» Brief: Search the records for the string "wbest". Copy each line where it occurs.

» Records to use:

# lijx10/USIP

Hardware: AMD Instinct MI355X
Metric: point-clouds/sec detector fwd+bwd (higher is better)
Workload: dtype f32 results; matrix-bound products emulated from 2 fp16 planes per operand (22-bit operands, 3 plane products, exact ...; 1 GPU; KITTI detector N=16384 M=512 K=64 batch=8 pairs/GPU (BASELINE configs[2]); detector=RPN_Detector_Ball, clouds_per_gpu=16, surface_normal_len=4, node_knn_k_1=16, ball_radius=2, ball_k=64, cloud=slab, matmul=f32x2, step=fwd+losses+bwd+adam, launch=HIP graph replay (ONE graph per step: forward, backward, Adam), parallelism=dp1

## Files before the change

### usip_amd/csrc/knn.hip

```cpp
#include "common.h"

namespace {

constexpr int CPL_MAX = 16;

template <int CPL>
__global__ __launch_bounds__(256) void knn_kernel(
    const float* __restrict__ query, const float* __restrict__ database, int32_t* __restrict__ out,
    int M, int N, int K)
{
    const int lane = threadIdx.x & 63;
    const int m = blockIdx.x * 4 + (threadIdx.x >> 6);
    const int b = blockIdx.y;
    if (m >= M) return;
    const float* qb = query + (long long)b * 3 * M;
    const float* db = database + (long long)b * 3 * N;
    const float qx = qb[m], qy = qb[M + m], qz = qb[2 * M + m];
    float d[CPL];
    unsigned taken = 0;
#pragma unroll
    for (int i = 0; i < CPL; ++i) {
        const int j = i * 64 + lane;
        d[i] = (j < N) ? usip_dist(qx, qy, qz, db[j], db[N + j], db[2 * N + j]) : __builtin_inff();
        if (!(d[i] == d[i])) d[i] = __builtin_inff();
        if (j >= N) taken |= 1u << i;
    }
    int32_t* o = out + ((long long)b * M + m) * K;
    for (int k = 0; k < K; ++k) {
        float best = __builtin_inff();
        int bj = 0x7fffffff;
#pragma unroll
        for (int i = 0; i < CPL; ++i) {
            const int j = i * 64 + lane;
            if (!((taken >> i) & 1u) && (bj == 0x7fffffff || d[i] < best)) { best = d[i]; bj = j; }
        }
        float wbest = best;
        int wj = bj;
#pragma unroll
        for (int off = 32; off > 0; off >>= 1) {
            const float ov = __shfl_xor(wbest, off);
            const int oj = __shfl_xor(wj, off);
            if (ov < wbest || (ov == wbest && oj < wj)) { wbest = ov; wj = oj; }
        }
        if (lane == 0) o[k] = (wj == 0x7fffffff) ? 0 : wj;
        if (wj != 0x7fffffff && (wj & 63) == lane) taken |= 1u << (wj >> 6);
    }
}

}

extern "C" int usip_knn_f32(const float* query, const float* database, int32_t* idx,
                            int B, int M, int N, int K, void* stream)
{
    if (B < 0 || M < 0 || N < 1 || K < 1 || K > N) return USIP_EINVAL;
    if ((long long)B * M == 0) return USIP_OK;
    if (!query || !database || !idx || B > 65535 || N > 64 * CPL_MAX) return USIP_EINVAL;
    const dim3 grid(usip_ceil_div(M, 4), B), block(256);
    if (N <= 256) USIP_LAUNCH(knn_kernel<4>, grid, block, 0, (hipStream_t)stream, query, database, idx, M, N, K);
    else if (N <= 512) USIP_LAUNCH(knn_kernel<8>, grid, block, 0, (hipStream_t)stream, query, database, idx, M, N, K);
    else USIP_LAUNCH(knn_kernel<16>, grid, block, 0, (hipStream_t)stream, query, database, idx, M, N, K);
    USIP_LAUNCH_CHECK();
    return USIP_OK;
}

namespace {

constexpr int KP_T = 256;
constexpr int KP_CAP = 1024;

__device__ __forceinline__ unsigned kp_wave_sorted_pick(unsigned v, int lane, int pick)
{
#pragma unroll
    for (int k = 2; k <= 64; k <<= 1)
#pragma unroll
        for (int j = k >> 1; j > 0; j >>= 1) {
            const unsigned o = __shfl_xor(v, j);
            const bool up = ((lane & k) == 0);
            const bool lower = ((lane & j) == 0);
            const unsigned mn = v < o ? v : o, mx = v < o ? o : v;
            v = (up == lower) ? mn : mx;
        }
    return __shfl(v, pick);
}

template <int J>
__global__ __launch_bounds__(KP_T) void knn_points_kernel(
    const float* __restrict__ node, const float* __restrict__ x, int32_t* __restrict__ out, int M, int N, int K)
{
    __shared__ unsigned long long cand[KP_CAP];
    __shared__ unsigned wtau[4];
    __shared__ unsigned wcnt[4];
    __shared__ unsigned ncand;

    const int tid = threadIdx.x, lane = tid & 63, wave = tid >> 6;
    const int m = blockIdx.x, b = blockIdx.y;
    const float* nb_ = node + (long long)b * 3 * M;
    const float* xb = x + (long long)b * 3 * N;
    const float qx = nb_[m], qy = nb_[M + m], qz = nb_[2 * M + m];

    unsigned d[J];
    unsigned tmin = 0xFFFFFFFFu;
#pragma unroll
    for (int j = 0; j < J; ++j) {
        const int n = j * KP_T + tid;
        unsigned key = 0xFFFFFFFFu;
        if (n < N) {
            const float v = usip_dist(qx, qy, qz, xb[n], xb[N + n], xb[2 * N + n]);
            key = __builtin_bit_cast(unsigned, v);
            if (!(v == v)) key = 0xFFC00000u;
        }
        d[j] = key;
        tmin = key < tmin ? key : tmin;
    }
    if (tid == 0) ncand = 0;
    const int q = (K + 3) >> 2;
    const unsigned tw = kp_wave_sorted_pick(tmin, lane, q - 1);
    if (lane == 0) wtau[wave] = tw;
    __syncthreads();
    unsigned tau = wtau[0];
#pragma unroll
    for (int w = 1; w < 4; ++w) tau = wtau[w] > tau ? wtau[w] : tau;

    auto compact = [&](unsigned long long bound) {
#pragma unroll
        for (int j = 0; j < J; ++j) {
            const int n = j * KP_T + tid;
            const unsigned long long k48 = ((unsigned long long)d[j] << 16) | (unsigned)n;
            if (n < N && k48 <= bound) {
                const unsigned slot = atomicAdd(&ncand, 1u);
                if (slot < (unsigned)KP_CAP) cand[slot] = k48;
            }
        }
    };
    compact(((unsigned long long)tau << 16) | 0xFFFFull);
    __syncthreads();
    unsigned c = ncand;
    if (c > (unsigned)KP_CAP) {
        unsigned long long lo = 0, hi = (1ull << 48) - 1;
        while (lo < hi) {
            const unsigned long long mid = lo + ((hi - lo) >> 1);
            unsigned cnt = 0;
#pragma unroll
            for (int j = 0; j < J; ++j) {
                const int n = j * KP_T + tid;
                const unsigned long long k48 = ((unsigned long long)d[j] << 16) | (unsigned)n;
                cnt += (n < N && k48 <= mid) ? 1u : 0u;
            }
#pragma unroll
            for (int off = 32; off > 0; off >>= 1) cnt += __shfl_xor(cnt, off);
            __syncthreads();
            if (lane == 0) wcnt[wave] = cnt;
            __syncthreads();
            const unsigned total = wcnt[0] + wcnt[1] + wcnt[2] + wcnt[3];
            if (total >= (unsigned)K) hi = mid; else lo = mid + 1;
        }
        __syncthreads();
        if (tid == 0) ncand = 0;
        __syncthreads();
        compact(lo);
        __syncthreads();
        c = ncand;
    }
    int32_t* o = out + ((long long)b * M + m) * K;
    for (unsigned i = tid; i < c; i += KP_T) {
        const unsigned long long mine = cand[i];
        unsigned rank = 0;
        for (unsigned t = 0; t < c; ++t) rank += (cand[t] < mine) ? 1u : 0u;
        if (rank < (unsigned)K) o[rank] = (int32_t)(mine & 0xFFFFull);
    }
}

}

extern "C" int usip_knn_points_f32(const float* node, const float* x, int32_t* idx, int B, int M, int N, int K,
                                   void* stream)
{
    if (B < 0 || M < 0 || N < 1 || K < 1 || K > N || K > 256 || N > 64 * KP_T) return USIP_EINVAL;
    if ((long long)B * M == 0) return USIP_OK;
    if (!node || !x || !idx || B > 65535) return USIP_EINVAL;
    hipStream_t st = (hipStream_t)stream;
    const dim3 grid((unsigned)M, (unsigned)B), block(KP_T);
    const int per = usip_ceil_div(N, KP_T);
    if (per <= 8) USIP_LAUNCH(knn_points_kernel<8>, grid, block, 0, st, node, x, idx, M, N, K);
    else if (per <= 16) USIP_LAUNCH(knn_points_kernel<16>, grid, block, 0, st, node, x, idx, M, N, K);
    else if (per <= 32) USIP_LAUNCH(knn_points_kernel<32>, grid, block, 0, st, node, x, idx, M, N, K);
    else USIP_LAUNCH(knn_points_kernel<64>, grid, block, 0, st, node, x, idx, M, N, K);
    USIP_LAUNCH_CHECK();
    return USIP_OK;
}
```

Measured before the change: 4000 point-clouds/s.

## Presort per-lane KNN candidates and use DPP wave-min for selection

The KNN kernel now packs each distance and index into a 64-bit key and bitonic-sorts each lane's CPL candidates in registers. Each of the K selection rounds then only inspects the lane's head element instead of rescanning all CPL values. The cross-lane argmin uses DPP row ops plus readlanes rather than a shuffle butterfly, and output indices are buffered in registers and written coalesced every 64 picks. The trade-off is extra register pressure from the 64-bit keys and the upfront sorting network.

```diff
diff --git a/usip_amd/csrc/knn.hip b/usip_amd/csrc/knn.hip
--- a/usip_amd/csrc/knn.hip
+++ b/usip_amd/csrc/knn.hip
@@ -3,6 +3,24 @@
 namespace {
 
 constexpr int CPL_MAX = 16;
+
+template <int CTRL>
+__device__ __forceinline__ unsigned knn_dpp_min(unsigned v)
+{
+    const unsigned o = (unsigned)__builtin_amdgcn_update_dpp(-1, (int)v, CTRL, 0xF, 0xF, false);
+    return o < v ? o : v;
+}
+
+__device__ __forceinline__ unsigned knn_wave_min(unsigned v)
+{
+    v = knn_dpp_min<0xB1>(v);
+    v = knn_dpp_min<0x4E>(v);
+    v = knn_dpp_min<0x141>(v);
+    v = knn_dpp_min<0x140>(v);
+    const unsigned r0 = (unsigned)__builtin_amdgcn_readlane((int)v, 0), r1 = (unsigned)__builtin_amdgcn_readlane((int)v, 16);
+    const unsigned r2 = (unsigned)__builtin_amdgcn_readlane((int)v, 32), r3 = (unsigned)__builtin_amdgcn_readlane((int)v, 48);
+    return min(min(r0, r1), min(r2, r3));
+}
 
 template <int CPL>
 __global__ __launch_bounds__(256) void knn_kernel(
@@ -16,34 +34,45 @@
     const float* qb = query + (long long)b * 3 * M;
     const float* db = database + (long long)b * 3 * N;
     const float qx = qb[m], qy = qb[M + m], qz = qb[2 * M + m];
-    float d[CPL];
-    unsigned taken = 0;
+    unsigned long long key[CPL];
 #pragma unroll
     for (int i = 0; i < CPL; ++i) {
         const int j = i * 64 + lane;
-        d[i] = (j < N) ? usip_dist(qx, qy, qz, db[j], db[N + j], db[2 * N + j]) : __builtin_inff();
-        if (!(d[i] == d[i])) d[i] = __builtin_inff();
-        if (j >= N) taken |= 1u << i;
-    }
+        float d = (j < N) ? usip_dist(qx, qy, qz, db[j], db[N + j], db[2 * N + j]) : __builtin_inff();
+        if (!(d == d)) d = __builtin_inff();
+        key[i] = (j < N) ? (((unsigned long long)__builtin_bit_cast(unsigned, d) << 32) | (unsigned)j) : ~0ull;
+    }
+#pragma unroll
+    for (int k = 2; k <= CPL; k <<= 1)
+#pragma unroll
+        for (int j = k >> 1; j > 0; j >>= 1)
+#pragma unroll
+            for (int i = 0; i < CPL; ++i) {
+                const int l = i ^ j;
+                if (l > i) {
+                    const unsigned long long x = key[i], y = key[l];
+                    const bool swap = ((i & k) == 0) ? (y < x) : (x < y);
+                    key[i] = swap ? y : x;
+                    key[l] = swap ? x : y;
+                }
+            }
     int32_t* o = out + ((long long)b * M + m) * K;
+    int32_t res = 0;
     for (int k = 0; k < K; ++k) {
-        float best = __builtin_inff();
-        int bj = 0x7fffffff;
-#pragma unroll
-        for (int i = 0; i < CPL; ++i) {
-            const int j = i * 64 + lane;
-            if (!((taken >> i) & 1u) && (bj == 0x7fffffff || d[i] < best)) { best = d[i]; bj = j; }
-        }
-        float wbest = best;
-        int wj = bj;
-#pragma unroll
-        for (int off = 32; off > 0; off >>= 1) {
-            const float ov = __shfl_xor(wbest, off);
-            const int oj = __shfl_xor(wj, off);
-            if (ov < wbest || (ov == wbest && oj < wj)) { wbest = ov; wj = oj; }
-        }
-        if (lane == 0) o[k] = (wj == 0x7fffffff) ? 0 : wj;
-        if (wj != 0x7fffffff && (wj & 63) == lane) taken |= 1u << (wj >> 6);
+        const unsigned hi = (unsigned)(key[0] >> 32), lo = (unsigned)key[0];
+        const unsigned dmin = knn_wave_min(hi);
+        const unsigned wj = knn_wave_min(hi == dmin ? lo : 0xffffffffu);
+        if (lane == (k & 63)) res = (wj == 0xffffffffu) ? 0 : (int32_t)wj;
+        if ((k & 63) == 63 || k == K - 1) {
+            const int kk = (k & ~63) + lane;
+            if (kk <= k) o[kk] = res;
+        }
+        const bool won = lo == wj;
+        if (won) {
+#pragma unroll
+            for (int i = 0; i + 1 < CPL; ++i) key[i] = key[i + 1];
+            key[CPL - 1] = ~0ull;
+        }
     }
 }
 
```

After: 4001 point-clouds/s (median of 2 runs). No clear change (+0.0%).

» Final answer:
        float wbest = best;
            const float ov = __shfl_xor(wbest, off);
            if (ov < wbest || (ov == wbest && oj < wj)) { wbest = ov; wj = oj; }
-        float wbest = best;
-            const float ov = __shfl_xor(wbest, off);
-            if (ov < wbest || (ov == wbest && oj < wj)) { wbest = ov; wj = oj; }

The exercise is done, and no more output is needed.